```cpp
template <bool F16 = false>
static int window_attention_impl(const void* q, long q_sb, long q_sh, long q_st,
                                 const void* k, long k_sb, long k_sh, long k_st,
                                 const void* v, long v_sb, long v_sh, long v_st,
                                 void* o, long o_sb, long o_sh, long o_st,
                                 int n_windows, int H, int S, int d, float scale,
                                 const void* tab_h, const void* tab_w, int grid_h, int grid_w,
                                 long pad_token, void* stream) {
  if (n_windows <= 0 || H <= 0 || S <= 0 || d <= 0 || !tab_h || !tab_w) return HAFF_ERR_BAD_ARG;
  if ((q_st & 7) || (k_st & 7) || (v_st & 7) || (o_st & 3) || (q_sh & 7) || (k_sh & 7) || (v_sh & 7) || (o_sh & 3) ||
      (q_sb & 7) || (k_sb & 7) || (v_sb & 7) || (o_sb & 3))
    return HAFF_ERR_BAD_ARG;
  if ((reinterpret_cast<uintptr_t>(q) & 15) || (reinterpret_cast<uintptr_t>(k) & 15) ||
      (reinterpret_cast<uintptr_t>(v) & 15) || (reinterpret_cast<uintptr_t>(o) & 7) ||
      (reinterpret_cast<uintptr_t>(tab_h) & 15) || (reinterpret_cast<uintptr_t>(tab_w) & 15))
    return HAFF_ERR_BAD_ARG;
  if (S != 14 || d != 80) return HAFF_ERR_UNSUPPORTED;
  if (k_sb != v_sb || k_sh != v_sh || k_st != v_st) return HAFF_ERR_UNSUPPORTED;
  {
    const long dvk = reinterpret_cast<const bf16_t*>(v) - reinterpret_cast<const bf16_t*>(k);
    const long span = (dvk < 0 ? -dvk : dvk) + (long)S * S * k_st + d;
    if (dvk < 0 || span * 2 >= (1L << 32)) return HAFF_ERR_UNSUPPORTED;
  }
  WinArgs p{reinterpret_cast<const bf16_t*>(q), reinterpret_cast<const bf16_t*>(k), reinterpret_cast<const bf16_t*>(v),
            reinterpret_cast<bf16_t*>(o), q_sb, q_sh, q_st, k_sb, k_sh, k_st, v_sb, v_sh, v_st, o_sb, o_sh, o_st,
            n_windows, H, scale, reinterpret_cast<const bf16_t*>(tab_h), reinterpret_cast<const bf16_t*>(tab_w),
            grid_h, grid_w, grid_h > 0 ? (grid_h + S - 1) / S : 0, pad_token};
  if (grid_h > 0) {
    if (grid_w != grid_h || (n_windows % (p.wps * p.wps)) != 0 || pad_token < 0 || q_st != k_st ||
        (pad_token + 1) * k_st * 2 >= (1L << 32) || pad_token * k_st < (long)(n_windows - 1) * k_sb)
      return HAFF_ERR_BAD_ARG;
    const long dvk = reinterpret_cast<const bf16_t*>(v) - reinterpret_cast<const bf16_t*>(k);
    if ((pad_token * k_st + dvk + d) * 2 >= (1L << 32)) return HAFF_ERR_UNSUPPORTED;
  }
  using C = WinCfg<80, 14>;
  if (hipFuncSetAttribute(reinterpret_cast<const void*>(&window_attn_kernel<80, 14, F16>),
                          hipFuncAttributeMaxDynamicSharedMemorySize, C::LDS_BYTES) != hipSuccess)
    return HAFF_ERR_LAUNCH;
  const int n_items = n_windows * H;
  dim3 grid(n_items < 256 ? n_items : 256), block(C::NTHREADS);
  hipLaunchKernelGGL((window_attn_kernel<80, 14, F16>), grid, block, C::LDS_BYTES, reinterpret_cast<hipStream_t>(stream), p);
  return haff_check_launch();
}

extern "C" int haff_window_attention_bf16(const void* q, long q_sb, long q_sh, long q_st,
                                          const void* k, long k_sb, long k_sh, long k_st,
                                          const void* v, long v_sb, long v_sh, long v_st,
                                          void* o, long o_sb, long o_sh, long o_st,
                                          int n_windows, int H, int S, int d, float scale,
                                          const void* tab_h, const void* tab_w, int grid_h, int grid_w,
                                          long pad_token, void* stream) {
  return window_attention_impl(q, q_sb, q_sh, q_st, k, k_sb, k_sh, k_st, v, v_sb, v_sh, v_st, o, o_sb, o_sh, o_st, n_windows, H, S,
                               d, scale, tab_h, tab_w, grid_h, grid_w, pad_token, stream);
}

extern "C" int haff_window_attention_f16(const void* q, long q_sb, long q_sh, long q_st,
                                         const void* k, long k_sb, long k_sh, long k_st,
                                         const void* v, long v_sb, long v_sh, long v_st,
                                         void* o, long o_sb, long o_sh, long o_st,
                                         int n_windows, int H, int S, int d, float scale,
                                         const void* tab_h, const void* tab_w, int grid_h, int grid_w,
                                         long pad_token, void* stream) {
  return window_attention_impl<true>(q, q_sb, q_sh, q_st, k, k_sb, k_sh, k_st, v, v_sb, v_sh, v_st, o, o_sb, o_sh, o_st, n_windows, H,
                                     S, d, scale, tab_h, tab_w, grid_h, grid_w, pad_token, stream);
}
```

Baseline: 114.1.

## Interleave both query tiles per wave and move rel-pos tables to LDS

Processes both query rows of each wave together, so every K and V LDS fragment read is reused across two MFMAs and one rel-pos table fragment feeds both tiles. The relative-position tables move from per-thread registers into LDS, written once by wave 0. Slot pad metadata is now recomputed only for edge windows instead of being kept in registers, and the Q prefetch is deferred to after softmax. The aim is lower register pressure and fewer LDS reads per MFMA, at the cost of larger live accumulator arrays (two sets of sacc and oacc), extra LDS reads for the table fragments, and a different DMA issue schedule.

```diff
diff --git a/2handedafforder_amd/csrc/window_attention.hip b/2handedafforder_amd/csrc/window_attention.hip
--- a/2handedafforder_amd/csrc/window_attention.hip
+++ b/2handedafforder_amd/csrc/window_attention.hip
@@ -41,7 +41,8 @@
   static constexpr int PAD_SLOTS = (KSLOTS + VSLOTS + 63) / 64 * 64;
   static constexpr int BUF_BYTES = PAD_SLOTS * 16;
   static constexpr int SC_BYTES = NWAVES * 16 * RS * 4;
-  static constexpr int LDS_BYTES = 2 * BUF_BYTES + SC_BYTES;
+  static constexpr int TAB_BYTES = 2 * 2 * NKD * 64 * 16;
+  static constexpr int LDS_BYTES = 2 * BUF_BYTES + SC_BYTES + TAB_BYTES;
 };
 
 template <int D, int S, bool F16 = false>
@@ -51,6 +52,7 @@
   static_assert(D % 16 == 0 && D <= 96 && S <= 16 && 2 * S - 1 <= 32, "window kernel geometry");
   extern __shared__ __attribute__((aligned(16))) unsigned char wsm[];
   float* sScr = reinterpret_cast<float*>(wsm + 2 * C::BUF_BYTES);
+  unsigned char* sTab = wsm + 2 * C::BUF_BYTES + C::SC_BYTES;
 
   const int tid = threadIdx.x;
   const int lane = tid & 63;
@@ -72,33 +74,37 @@
   constexpr int TOTAL_SLOTS = C::KSLOTS + C::VSLOTS;
   constexpr int NDMA = (C::PAD_SLOTS + C::NTHREADS - 1) / C::NTHREADS;
   static_assert((C::K_BYTES % 16) == 0 && C::KSTR == (C::CPR + C::KPC) * 16 && C::VSTR == C::CPR * 16 && C::KSTR % 64 == 32, "slot layout");
-  unsigned slot_off[NDMA];
-  unsigned slot_pad[NDMA];
   const long v_minus_k = (p.v - p.k);
   const unsigned vmk_bytes = (unsigned)(v_minus_k * 2);
+  auto slot_pad = [&](int sl) -> unsigned {
+    if (sl >= TOTAL_SLOTS) return 0u;
+    if (sl < C::KSLOTS) {
+      const int row = sl / (C::CPR + C::KPC), c = sl - row * (C::CPR + C::KPC);
+      return ((unsigned)(row / S) << 28) | ((unsigned)(row % S) << 24) | (unsigned)((c < C::CPR ? c : 0) * 16);
+    }
+    const int sv = sl - C::KSLOTS;
+    const int row = sv / C::CPR, c = sv - row * C::CPR;
+    return ((unsigned)(row / S) << 28) | ((unsigned)(row % S) << 24) | (1u << 23) | (unsigned)(c * 16);
+  };
+  unsigned slot_off[NDMA];
 #pragma unroll
   for (int i = 0; i < NDMA; ++i) {
     const int sl = tid + i * C::NTHREADS;
-    long off;
-    unsigned pad = 0;
-    if (sl >= TOTAL_SLOTS) {
-      off = 0;
-    } else if (sl < C::KSLOTS) {
+    long off = 0;
+    if (sl < C::KSLOTS) {
       const int row = sl / (C::CPR + C::KPC), c = sl - row * (C::CPR + C::KPC);
       off = (long)row * p.k_st + (c < C::CPR ? c * 8 : 0);
-      pad = ((unsigned)(row / S) << 28) | ((unsigned)(row % S) << 24) | (unsigned)((c < C::CPR ? c : 0) * 16);
-    } else {
+    } else if (sl < TOTAL_SLOTS) {
       const int sv = sl - C::KSLOTS;
       const int row = sv / C::CPR, c = sv - row * C::CPR;
       off = v_minus_k + (long)row * p.v_st + c * 8;
-      pad = ((unsigned)(row / S) << 28) | ((unsigned)(row % S) << 24) | (1u << 23) | (unsigned)(c * 16);
     }
     slot_off[i] = (unsigned)(off * 2);
-    slot_pad[i] = pad;
   }
   uint4 qnext[C::QPW][C::NKD];
   const int qcol = min(fr, S - 1);
   const bf16_t* nx_kb = p.k;
+  const bf16_t* nx_q[C::QPW];
   int nx_pad_h0 = S, nx_pad_w0 = S;
   unsigned nx_pad_base = 0, nx_lds0 = 0;
   auto begin_loads = [&](int id, int buf) {
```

Activity: Copy each line above that has the word "span".

Reply to the exercise:
    const long span = (dvk < 0 ? -dvk : dvk) + (long)S * S * k_st + d;
    if (dvk < 0 || span * 2 >= (1L << 32)) return HAFF_ERR_UNSUPPORTED;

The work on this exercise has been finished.